▸ Exercise instructions:
Search the material for the string "window", then report how many lines hold it, with no other text.

▸ Input data:
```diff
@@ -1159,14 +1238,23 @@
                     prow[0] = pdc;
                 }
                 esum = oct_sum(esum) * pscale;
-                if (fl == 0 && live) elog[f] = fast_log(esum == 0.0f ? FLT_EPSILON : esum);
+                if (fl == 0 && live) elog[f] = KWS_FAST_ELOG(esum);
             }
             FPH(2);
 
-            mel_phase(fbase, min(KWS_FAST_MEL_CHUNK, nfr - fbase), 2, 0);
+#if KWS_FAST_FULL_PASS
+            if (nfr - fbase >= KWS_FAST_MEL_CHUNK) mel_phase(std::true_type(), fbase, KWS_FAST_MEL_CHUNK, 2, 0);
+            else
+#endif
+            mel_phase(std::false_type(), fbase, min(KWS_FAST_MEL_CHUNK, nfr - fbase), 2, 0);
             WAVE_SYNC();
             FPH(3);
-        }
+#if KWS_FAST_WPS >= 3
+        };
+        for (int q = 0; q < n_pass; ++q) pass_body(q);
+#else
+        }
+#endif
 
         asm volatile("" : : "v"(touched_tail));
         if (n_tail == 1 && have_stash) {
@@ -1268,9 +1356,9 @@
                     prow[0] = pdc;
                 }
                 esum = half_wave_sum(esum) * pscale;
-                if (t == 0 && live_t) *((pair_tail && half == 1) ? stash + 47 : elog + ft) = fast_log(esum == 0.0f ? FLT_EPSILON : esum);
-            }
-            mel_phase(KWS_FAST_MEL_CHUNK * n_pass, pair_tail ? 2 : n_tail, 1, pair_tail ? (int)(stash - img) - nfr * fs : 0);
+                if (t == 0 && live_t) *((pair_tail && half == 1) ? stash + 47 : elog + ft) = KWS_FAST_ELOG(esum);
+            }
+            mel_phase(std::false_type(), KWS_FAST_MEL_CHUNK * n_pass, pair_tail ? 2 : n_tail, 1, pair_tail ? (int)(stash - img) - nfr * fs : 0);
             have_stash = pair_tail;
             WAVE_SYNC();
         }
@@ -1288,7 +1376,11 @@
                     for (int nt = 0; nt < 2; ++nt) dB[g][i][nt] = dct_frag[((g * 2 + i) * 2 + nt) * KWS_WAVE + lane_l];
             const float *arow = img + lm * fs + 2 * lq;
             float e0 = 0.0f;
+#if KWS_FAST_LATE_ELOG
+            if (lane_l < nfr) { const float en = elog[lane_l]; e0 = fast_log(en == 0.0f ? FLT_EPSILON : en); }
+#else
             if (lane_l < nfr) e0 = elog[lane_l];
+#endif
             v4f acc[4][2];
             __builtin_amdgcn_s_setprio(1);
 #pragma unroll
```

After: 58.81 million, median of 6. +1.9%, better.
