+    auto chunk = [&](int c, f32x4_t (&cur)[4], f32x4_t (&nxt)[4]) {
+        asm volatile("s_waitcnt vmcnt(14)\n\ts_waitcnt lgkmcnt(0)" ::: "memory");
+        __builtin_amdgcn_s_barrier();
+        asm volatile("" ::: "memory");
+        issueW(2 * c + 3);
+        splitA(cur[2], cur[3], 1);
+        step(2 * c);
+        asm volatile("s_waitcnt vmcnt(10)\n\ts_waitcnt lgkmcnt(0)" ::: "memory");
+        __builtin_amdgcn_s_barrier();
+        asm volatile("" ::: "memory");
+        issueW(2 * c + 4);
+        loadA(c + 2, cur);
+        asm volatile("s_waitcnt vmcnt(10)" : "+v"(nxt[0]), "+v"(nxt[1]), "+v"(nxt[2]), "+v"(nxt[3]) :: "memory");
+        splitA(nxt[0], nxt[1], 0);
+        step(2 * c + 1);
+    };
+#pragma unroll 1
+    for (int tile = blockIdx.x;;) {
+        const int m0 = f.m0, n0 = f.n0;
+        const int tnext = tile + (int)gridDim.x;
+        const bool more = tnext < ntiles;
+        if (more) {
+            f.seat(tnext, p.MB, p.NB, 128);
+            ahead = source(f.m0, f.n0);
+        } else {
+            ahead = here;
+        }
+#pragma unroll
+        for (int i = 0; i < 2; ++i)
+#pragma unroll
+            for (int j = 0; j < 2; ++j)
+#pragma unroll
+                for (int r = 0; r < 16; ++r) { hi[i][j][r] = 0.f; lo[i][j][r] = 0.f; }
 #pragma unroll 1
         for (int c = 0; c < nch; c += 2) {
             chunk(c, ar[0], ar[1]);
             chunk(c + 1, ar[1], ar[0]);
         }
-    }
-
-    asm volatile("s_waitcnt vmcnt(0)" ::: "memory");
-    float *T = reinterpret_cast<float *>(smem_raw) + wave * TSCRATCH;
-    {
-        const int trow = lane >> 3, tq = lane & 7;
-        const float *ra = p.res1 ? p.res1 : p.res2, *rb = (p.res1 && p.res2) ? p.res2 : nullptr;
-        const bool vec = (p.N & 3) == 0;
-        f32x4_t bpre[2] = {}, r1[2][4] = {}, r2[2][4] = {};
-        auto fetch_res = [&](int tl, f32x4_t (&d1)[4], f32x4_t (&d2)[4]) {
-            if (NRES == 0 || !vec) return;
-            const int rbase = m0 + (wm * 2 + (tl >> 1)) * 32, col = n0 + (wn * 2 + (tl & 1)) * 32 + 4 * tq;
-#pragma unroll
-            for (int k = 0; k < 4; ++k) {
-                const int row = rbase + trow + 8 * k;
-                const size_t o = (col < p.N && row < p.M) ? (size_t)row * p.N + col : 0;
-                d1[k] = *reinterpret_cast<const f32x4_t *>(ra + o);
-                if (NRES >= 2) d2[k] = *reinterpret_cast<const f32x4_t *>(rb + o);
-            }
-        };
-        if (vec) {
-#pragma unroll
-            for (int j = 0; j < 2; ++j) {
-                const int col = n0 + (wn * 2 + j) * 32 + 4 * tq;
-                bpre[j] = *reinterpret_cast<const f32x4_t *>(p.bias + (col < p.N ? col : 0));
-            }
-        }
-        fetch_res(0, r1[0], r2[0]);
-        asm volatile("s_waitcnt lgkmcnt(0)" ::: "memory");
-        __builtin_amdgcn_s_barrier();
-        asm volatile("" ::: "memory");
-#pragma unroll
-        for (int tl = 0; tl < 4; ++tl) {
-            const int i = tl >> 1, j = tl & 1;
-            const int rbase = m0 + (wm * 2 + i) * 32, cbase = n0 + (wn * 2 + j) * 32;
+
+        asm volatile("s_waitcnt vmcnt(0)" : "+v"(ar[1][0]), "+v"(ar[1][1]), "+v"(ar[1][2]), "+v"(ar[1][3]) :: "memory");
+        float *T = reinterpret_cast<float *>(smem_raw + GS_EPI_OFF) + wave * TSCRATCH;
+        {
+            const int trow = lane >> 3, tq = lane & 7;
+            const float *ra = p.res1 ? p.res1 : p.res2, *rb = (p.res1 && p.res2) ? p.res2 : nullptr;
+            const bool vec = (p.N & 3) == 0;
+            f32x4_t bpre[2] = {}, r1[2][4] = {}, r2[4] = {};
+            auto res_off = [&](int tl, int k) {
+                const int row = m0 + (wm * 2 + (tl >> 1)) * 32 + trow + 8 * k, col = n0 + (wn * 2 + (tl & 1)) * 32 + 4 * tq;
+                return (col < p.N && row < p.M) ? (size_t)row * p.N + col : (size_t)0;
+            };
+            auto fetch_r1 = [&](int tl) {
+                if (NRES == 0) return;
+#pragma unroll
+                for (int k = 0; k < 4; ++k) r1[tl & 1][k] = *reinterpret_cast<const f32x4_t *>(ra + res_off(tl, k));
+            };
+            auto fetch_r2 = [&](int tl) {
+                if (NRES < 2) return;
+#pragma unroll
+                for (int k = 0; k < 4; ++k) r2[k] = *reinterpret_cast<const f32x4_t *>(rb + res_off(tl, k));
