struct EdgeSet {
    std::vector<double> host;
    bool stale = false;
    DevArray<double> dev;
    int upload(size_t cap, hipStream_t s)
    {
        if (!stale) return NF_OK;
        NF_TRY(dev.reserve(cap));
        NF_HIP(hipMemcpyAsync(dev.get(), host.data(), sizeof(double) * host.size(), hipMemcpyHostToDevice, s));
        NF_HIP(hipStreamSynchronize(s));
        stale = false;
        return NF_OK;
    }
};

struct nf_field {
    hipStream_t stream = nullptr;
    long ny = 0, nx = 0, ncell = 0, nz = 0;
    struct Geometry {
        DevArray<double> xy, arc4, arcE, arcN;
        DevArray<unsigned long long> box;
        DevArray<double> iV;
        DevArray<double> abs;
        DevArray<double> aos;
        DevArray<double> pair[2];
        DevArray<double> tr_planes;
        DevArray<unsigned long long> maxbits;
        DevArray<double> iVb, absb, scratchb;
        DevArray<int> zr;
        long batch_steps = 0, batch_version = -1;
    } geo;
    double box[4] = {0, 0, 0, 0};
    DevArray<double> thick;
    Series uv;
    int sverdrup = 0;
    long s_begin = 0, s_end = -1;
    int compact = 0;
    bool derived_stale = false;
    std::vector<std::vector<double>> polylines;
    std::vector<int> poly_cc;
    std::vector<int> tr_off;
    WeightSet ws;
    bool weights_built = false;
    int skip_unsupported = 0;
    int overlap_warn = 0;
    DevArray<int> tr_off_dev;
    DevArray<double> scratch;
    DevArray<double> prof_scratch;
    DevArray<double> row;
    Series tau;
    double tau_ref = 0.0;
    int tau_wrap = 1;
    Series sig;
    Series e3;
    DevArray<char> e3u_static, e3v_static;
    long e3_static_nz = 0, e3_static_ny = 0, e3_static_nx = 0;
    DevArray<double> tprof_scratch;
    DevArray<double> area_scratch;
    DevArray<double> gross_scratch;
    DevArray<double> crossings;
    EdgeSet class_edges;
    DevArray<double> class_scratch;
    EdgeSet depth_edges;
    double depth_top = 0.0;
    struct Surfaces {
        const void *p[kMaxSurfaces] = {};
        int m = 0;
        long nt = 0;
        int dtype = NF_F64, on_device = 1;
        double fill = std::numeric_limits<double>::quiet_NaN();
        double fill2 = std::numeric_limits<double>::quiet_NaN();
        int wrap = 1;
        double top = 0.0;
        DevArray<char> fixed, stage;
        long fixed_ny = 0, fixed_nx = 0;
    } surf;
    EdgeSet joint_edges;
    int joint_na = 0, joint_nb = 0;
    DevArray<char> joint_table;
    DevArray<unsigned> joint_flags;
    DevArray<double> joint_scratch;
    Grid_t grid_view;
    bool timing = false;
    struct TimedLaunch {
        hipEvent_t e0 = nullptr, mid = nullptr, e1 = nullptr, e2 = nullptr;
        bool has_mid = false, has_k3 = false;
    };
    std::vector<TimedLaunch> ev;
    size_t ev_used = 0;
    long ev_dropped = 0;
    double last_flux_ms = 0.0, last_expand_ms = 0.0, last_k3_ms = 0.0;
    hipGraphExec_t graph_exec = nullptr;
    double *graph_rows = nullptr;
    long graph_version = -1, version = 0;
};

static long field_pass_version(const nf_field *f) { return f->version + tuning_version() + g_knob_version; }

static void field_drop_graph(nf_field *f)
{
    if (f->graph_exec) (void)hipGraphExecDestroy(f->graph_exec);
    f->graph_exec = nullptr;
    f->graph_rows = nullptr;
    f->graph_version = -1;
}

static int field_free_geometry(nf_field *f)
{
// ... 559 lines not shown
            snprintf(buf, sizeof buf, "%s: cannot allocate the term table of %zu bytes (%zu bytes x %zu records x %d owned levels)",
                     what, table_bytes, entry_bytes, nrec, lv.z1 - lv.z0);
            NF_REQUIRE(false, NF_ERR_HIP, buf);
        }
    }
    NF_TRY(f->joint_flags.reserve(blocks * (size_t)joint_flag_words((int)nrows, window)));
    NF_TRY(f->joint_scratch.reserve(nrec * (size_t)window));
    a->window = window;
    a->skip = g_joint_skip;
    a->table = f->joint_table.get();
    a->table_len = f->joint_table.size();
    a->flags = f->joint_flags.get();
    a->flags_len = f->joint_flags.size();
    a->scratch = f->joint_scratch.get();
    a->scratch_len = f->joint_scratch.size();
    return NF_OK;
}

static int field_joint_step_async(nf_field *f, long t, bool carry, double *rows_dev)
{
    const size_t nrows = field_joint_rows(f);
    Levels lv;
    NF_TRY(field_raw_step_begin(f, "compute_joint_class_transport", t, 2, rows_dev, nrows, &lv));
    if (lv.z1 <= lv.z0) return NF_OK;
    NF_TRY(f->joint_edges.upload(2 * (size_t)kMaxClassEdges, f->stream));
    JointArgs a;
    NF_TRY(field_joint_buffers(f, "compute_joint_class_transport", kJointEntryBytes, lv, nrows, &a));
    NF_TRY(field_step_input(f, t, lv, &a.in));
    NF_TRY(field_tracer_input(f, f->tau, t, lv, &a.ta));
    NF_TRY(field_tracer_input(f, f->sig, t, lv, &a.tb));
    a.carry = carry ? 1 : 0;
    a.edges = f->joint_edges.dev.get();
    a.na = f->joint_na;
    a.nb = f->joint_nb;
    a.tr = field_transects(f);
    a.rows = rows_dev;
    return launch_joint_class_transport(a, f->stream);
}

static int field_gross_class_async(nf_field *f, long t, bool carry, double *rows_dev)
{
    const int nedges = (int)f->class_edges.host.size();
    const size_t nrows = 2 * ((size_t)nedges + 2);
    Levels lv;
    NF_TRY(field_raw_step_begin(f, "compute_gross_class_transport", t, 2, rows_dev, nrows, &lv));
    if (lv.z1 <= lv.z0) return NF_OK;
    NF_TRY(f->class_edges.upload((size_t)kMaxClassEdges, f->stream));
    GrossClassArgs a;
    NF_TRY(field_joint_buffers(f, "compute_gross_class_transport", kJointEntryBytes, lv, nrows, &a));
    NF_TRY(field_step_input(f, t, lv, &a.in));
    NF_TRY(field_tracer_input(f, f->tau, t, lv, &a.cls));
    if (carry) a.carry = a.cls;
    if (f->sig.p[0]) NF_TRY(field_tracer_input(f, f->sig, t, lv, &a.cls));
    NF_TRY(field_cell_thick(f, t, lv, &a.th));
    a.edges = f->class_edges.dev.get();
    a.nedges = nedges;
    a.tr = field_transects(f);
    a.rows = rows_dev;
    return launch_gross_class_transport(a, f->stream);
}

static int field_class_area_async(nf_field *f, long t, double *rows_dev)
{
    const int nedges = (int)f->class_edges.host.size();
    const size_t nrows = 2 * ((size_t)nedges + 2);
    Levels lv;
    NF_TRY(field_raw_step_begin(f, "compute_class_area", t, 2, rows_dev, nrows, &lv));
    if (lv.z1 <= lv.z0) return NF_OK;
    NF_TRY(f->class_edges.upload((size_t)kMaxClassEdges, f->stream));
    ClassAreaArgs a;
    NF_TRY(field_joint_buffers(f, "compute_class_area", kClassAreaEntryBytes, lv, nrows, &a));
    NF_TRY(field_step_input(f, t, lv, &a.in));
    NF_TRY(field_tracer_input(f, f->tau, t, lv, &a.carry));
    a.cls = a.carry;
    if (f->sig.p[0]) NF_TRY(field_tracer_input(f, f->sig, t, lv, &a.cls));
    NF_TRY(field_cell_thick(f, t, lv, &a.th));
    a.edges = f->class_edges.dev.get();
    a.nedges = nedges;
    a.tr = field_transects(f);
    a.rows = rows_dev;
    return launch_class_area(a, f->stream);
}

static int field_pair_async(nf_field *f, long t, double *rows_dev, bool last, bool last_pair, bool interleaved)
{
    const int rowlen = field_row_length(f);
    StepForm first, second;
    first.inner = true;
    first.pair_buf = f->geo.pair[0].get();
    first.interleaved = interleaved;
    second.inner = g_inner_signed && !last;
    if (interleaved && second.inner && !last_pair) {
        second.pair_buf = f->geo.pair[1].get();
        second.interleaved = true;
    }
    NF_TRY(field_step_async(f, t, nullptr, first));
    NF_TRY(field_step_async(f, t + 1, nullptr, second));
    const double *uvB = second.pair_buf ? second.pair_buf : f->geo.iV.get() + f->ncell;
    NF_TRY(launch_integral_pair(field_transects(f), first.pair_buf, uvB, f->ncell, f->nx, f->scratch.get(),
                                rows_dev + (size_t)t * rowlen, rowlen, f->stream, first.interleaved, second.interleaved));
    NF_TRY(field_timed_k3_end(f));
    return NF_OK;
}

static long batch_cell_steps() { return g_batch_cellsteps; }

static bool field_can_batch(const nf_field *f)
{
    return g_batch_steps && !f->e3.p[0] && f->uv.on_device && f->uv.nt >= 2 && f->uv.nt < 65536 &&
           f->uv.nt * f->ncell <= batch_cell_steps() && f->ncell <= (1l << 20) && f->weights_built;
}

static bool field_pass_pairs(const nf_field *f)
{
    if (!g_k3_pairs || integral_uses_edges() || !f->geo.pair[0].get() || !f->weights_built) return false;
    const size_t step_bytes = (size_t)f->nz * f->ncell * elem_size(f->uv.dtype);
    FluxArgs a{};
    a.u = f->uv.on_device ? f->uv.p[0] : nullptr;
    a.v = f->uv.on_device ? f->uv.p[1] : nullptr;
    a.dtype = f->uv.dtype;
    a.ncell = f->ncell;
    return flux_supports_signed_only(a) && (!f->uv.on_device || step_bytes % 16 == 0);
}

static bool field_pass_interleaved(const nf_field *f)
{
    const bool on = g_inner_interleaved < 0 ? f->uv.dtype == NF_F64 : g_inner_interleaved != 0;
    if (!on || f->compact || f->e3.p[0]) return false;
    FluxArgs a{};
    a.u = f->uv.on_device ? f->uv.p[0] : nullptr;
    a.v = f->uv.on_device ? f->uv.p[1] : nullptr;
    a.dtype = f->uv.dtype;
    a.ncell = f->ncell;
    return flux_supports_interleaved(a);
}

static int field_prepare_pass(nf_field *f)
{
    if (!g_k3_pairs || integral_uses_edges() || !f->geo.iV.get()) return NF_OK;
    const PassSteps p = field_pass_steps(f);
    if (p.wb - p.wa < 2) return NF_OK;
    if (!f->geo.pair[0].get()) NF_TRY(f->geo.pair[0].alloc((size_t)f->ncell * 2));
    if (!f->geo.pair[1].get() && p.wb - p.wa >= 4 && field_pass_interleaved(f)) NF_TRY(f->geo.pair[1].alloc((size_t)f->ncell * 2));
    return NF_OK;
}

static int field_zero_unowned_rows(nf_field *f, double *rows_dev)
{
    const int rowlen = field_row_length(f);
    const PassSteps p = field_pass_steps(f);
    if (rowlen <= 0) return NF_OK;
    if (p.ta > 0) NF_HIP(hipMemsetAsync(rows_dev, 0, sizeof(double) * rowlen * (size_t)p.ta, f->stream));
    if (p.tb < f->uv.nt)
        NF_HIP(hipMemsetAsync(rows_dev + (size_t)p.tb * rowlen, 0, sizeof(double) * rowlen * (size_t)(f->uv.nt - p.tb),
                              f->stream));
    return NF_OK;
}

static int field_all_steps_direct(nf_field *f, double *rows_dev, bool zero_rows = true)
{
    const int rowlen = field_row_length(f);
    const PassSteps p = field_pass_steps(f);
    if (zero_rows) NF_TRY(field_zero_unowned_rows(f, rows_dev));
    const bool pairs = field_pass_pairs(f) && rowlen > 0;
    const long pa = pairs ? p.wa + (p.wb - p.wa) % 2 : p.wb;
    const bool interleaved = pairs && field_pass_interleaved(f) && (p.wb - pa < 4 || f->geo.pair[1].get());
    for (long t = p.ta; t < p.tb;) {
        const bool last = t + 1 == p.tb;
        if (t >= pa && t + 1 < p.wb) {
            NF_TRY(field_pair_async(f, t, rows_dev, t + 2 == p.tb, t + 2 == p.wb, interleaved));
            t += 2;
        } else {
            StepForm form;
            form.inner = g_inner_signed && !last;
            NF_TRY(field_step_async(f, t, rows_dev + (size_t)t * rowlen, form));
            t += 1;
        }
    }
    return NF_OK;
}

▸ Solution to the exercise:
3